La primera ronda de playoffs de la Liga Mexicana de Beisbol está dejando buenos juegos, sorpresas y también una discusión que vale la pena plantear: ¿tiene sentido que una serie eliminatoria pueda perderse y, aun así, el derrotado continúe con vida?
El ejemplo más visible ocurrió en la Zona Norte. Charros de Jalisco perdió su serie ante Sultanes de Monterrey por cuatro juegos a uno y, sin embargo, avanzó a la siguiente ronda como “mejor perdedor”.

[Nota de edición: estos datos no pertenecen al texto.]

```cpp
template <class G>
__device__ __forceinline__ void analyze_slot(unsigned char* smem_raw, const AnalyzeParams& prm, uint32_t n_in,
                                             const SlotSrc& src, int64_t start, const LpcSet* __restrict__ lpc_slot,
                                             ChannelPlan* __restrict__ plan_out, int tid, const FuseArgs& fuse,
                                             const long long fuse_idx, const bool fuse_flag_byte,
                                             const uint32_t fuse_flag_value, PendingSlot* pend) {
    Smem<G>& sh = *reinterpret_cast<Smem<G>*>(smem_raw);
    const uint32_t n = n_in;
#ifdef LACX_STAMPS
    unsigned long long stamp_acc[40];
    for (int k = 0; k < 40; ++k) stamp_acc[k] = 0;
    unsigned long long stamp_prev = __builtin_amdgcn_s_memtime();
    const unsigned long long stamp_rt0 = __builtin_amdgcn_s_memrealtime();
#endif
    Thread<G> th;
    thread_init(th, n, tid);
    const uint32_t chunk_bits = stage_samples(th, sh, src, start);
    {
        const bool wave_silent = slot_ballot<G::SW>(chunk_bits != 0u) == 0ull;
        if ((tid & 63) == 0) sh.wtotF[tid >> 6] = wave_silent ? 0u : 1u;
    }
    for (int i = tid; i < (int)(sizeof(LpcSet) / 2); i += G::T)
        reinterpret_cast<uint16_t*>(&sh.lpc)[i] = reinterpret_cast<const uint16_t*>(lpc_slot)[i];
    if (tid < 32) {
        sh.planeTot[0][tid] = sh.planeTot[1][tid] = 0;
        sh.planeTot256[0][tid] = sh.planeTot256[1][tid] = 0;
    }
    if (tid < 4) sh.acc[0][tid] = sh.acc[1][tid] = 0;
    if constexpr (G::T >= 33) {
        if (tid < 33) (&sh.lbacc[0][0])[tid] = 0;
    } else {
        for (int i = tid; i < 33; i += G::T) (&sh.lbacc[0][0])[i] = 0;
    }
    if (tid < 2) sh.has4[tid] = 0;
    if (tid == 0) {
        sh.best_cand = -1;
        sh.tabUZ[G::T] = sh.tabUZ[G::T + 1] = 0;
    }
    if (pend) asm volatile("s_waitcnt vmcnt(0)" ::: "memory");
    slot_sync<G>();
    if (pend) publish_pending(fuse, *pend, tid);
    STAMP(0);

    auto run_pass1 = [&](const bool real) {
        asm volatile("" : "+v"(th.a));
        const bool lpc_off = LACX_HOOK(prm, 16u);
        const uint32_t per_thread = 34u * (uint32_t)G::CH;
        const int32_t left = (int32_t)n - (int32_t)((tid >> 6) * 64 * G::CH);
        const uint32_t valid = left <= 0 ? 0u : (left >= G::SW * G::CH ? (uint32_t)(G::SW * G::CH) : (uint32_t)left);
        const uint32_t beyond = (uint32_t)(G::SW * G::CH) - valid;
        auto reduce_pair = [&](int c0, const BoundPartials& b0, bool two, const BoundPartials& b1) {
            const uint32_t lo = per_thread - b0.msum, hi = two ? per_thread - b1.msum : 0u;
            const uint32_t g2 = slot_sum_u32<G::SW>(lo | (hi << 16));
            const uint32_t cnt0 = slot_sum_u32<G::SW>(bound_counts<G::CH>(b0));
            const uint32_t cnt1 = two ? slot_sum_u32<G::SW>(bound_counts<G::CH>(b1)) : 0u;
            if ((tid & 63) == 0 && real) {
#pragma unroll
                for (int h = 0; h < 2; ++h) {
                    if (h == 0 || two) {
                        const uint32_t g = h ? (g2 >> 16) : (g2 & 0xFFFFu);
                        const uint32_t cnt = h ? cnt1 : cnt0;
                        const uint32_t nz = cnt & 0x7FFu, n4 = (cnt >> 11) & 0x7FFu, ends = cnt >> 22;
                        atomicAdd(&sh.lbacc[c0 + h][0], g - nz - beyond);
                        atomicAdd(&sh.lbacc[c0 + h][1], (nz - beyond) + (n4 << 16));
                        atomicAdd(&sh.lbacc[c0 + h][2], ends);
                    }
                }
            }
        };
        {
            BoundPartials bf[6];
            if (n == (uint32_t)G::MAXN) pass1_bounds_fixed<G, true>(th, sh, bf);
// ... 117 lines not shown
                sh.bqcount = 0;
                int next = best_key == ~0ull ? -1 : (int)(best_key & 15u);
                if (next >= 0 && !LACX_HOOK(prm, 128u) && candidate_pruned(best_key >> 4, next, sh.best_bits, sh.best_cand)) next = -1;
                sh.next_cand = next;
            }
        }
        STAMP(1);
        slot_sync<G>();
        STAMP(4);
        const int cand = sh.next_cand;
        if (cand < 0) break;
        tried |= 1u << cand;
        asm volatile("" : "+v"(th.a));
        uint32_t* pt = sh.planeTot[parity];
        uint32_t* pt256 = sh.planeTot256[parity];
        unsigned long long* acc = sh.acc[parity];
        {
            uint32_t ures[G::CH];
            phase_r_residual(th, sh, cand, ures);
            phase_r_store(th, sh, ures);
        }
        ScanRegs<G> sr;
        scan_pz_part1(sh, tid, sr);
        STAMP(3);
        slot_sync<G>();
        const uint64_t total_u = scan_pz_part2(sh, tid, sr);
        const bool narrow = total_u < kNarrowLimit;
        const bool ksums = narrow && !LACX_HOOK(prm, 262144u);
        const uint32_t kmask = !LACX_HOOK(prm, 1048576u) ? static_k_candidates<G::SW>(total_u, n, tid & 63) : 0xFFFFu;
        if (!LACX_HOOK(prm, 1u)) {
            if (ksums) ksums_wave(th, pt, pt256, tid, kmask);
            else plane_totals_wave(th, pt, pt256, tid, kmask ? (int)__builtin_ctz(kmask) : 0);
        }
        if (tid < 64) {
            const uint32_t k0w = initial_k_wave<G::SW>(pt256, n, tid, ksums);
            if (tid == 0) sh.cur_k0 = k0w;
        }
        STAMP(6);
        if (LACX_HOOK(prm, 2u)) {
            sh.tabF[tid] = 0;
            th.has4 = 1u;
        } else if (narrow) {
            phase_a<G, true>(th, sh);
        } else {
            phase_a<G, false>(th, sh);
        }
        if (slot_ballot<G::SW>(th.has4 != 0u) != 0ull && (tid & 63) == 0) sh.has4[parity] = 1u;
        STAMP(8);
        slot_sync<G>();
        STAMP(10);
        const uint32_t k0 = sh.cur_k0;
        asm volatile("" : "+v"(th.tid));
        if (LACX_HOOK(prm, 4u)) {
            th.crice = th.cbin = th.czr = 1;
            th.chasrun = 0;
        } else {
            const bool zr = prm.zero_run && sh.has4[parity] != 0u;
            const bool full = n == (uint32_t)G::MAXN;
            if (G::T <= 64 || LACX_HOOK(prm, 524288u)) {
                phase_b_dispatch<G>(th, sh, k0, narrow, zr, full);
                if ((uint32_t)th.a >= n) {
                    th.crice = th.cbin = th.czr = 0;
                    th.chasrun = 0;
                }
            } else {
                const bool live = (uint32_t)th.a < n;
                bool quick = false;
                if (tid >= 64 && live) quick = phase_b_quick_dispatch<G>(th, sh, narrow, zr);
                if (!quick) {
                    th.crice = th.cbin = th.czr = 0;
                    th.chasrun = 0;
                }
                if (tid >= 64) {
                    const unsigned long long slow = __ballot(live && !quick);
                    if (slow != 0ull) {
                        uint32_t base = 0;
                        if ((tid & 63) == 0) base = atomicAdd(&sh.bqcount, (uint32_t)__popcll(slow));
                        base = (uint32_t)__builtin_amdgcn_readfirstlane((int)base);
                        if (live && !quick) sh.bqueue[base + __builtin_amdgcn_mbcnt_hi((uint32_t)(slow >> 32), __builtin_amdgcn_mbcnt_lo((uint32_t)slow, 0u))] = (uint16_t)tid;
                    }
                }
                STAMP(11);
                slot_sync<G>();
                if (tid < 64) {
                    if (live) phase_b_dispatch<G>(th, sh, k0, narrow, zr, full, false);
                } else {
                    const int w = tid >> 6;
                    const int order = (w & 3) ? (w - 1 - (w >> 2)) : (11 + (w >> 2));
                    const uint32_t qn = sh.bqcount;
                    for (uint32_t e0 = (uint32_t)order * 64u; e0 < qn; e0 += 15u * 64u) {
                        const uint32_t e = e0 + (uint32_t)(tid & 63);
                        if (e < qn) phase_b_queued<G>(th, sh, (int)sh.bqueue[e], k0, narrow, zr, full);
                    }
                }
            }
        }
        STAMP(12);
        {
            const uint64_t r0 = slot_sum_u64<G::SW>(th.crice);
            const uint64_t r1 = slot_sum_u64<G::SW>(th.cbin);
            const uint64_t r2 = slot_sum_u64<G::SW>(th.czr);
            const uint32_t r3 = slot_or_u32<G::SW>(th.chasrun);
            if ((tid & 63) == 0) {
                atomicAdd(&acc[0], (unsigned long long)r0);
                atomicAdd(&acc[1], (unsigned long long)r1);
                atomicAdd(&acc[2], (unsigned long long)r2);
                atomicAdd(&acc[3], (unsigned long long)r3);
            }
        }
        STAMP(13);
        slot_sync<G>();
        STAMP(14);
        pending = cand;
        pending_k0 = k0;
        pending_ksums = ksums;
        pending_kmask = kmask;
        parity ^= 1;
    }

    STAMP(15);
    asm volatile("" : "+v"(tid), "+v"(th.tid), "+v"(th.a));
    const int best = sh.best_cand;
    int max_p = 0;
    if (prm.partitioning && n >= (uint32_t)kMinPartition) max_p = max_partition_order(n);
    const int nseg = max_p > 0 ? ((2 << max_p) - 2) : 0;
    PartMem<G>& pm = sh.xp.part;
    auto clear_partition_scratch = [&]() {
        for (int i = tid; i < nseg; i += G::T) {
            pm.segacc[i][0] = pm.segacc[i][1] = pm.segacc[i][2] = 0;
            pm.segrun[i] = 0;
        }
        if (tid <= G::MAXP) pm.pbits[tid] = 0;
    };
    if (best == pending && !LACX_HOOK(prm, 16384u)) {
        clear_partition_scratch();
        slot_sync<G>();
    } else {
        phase_r(th, sh, best);
        ScanRegs<G> sr;
        scan_pz_part1(sh, tid, sr);
        slot_sync<G>();
        clear_partition_scratch();
        scan_pz_part2(sh, tid, sr);
        slot_sync<G>();
    }
    const bool pnarrow = sh.tabP[G::T] < kNarrowLimit;
    STAMP(16);
    if (max_p > 0) {
        {
            constexpr int kLog = G::TPG == 4 ? 2 : (G::TPG == 8 ? 3 : 4);
            static_assert(G::TPG == 4 || G::TPG == 8 || G::TPG == 16, "lanes per 64-sample group");
            uint32_t words[15];
            packed_planes(th, words);
            const bool last = (tid & (G::TPG - 1)) == G::TPG - 1;
#pragma unroll
            for (int w = 0; w < 15; ++w) {
                const uint32_t v = seg_sum_u32<kLog>(words[w]);
                if (last) pm.grp[w][tid / G::TPG] = v;
            }
            if (tid < 15) pm.grp[tid][G::NG] = 0;
        }
        slot_sync<G>();
        {
            constexpr int NW = G::NW;
            const int wave = tid >> 6, lane = tid & 63;
            for (int w = wave; w < 15; w += NW) wave_exclusive_scan_u32<G::SW>(pm.grp[w], G::NG + 1, lane);
        }
// ... 475 lines not shown
```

No hubo trampa, trato especial ni modificación alguna para favorecer a Jalisco. El reglamento estaba establecido desde antes y era igual para todos. El problema no es Charros; es la fórmula.
La explicación viene desde 2021, cuando la LMB amplió su postemporada a seis equipos por zona. Se enfrentan primero contra sexto, segundo contra quinto y tercero contra cuarto. Pero tres series producen solamente tres ganadores y se necesitan cuatro clubes para disputar las Series de Zona.
La solución fue inventar la figura del “mejor perdedor”.
Y ahí aparece la contradicción: ¿para qué llamar eliminatoria a una ronda que no necesariamente elimina?
Se entiende la intención. Más equipos en playoffs significan más ciudades interesadas hasta el final, mejores entradas, audiencia, transmisiones y mayores posibilidades comerciales. Nada tiene de malo fortalecer el espectáculo. La LMB ha crecido muchísimo y buena parte de ese crecimiento merece reconocimiento.
Pero una cosa es ampliar la fiesta y otra alterar la lógica deportiva.
Si se quiere una postemporada extensa, existen otras fórmulas. La propia Liga tiene diez clubes por zona. Podrían avanzar ocho y enfrentarse 1 contra 8, 2 contra 7, 3 contra 6 y 4 contra 5. Serían cuatro series y, naturalmente, cuatro ganadores. Quizá clasificar ocho de diez resulte demasiado generoso, pero el sistema actual tampoco es demasiado selectivo: entran seis y sobreviven cuatro después de la primera ronda. (Quinto Partido)
Charros simplemente aprovechó una segunda oportunidad que el reglamento le concede y ahora deberá demostrar qué puede hacer con ella. Mañana el beneficiado podría ser cualquier otro equipo.
Por eso no es asunto de camisetas.
La LMB se ha modernizado, fortalecido sus organizaciones y mejorado notablemente su espectáculo. Revisar este formato no significaría retroceder, sino perfeccionarlo.
Porque los playoffs deberían conservar una regla brutal, emocionante y extraordinariamente sencilla: ganas y sobrevives; pierdes y te vas.
Y si perder también puede tener premio, entonces quizá deberíamos dejar de llamar “eliminatoria” a esa ronda.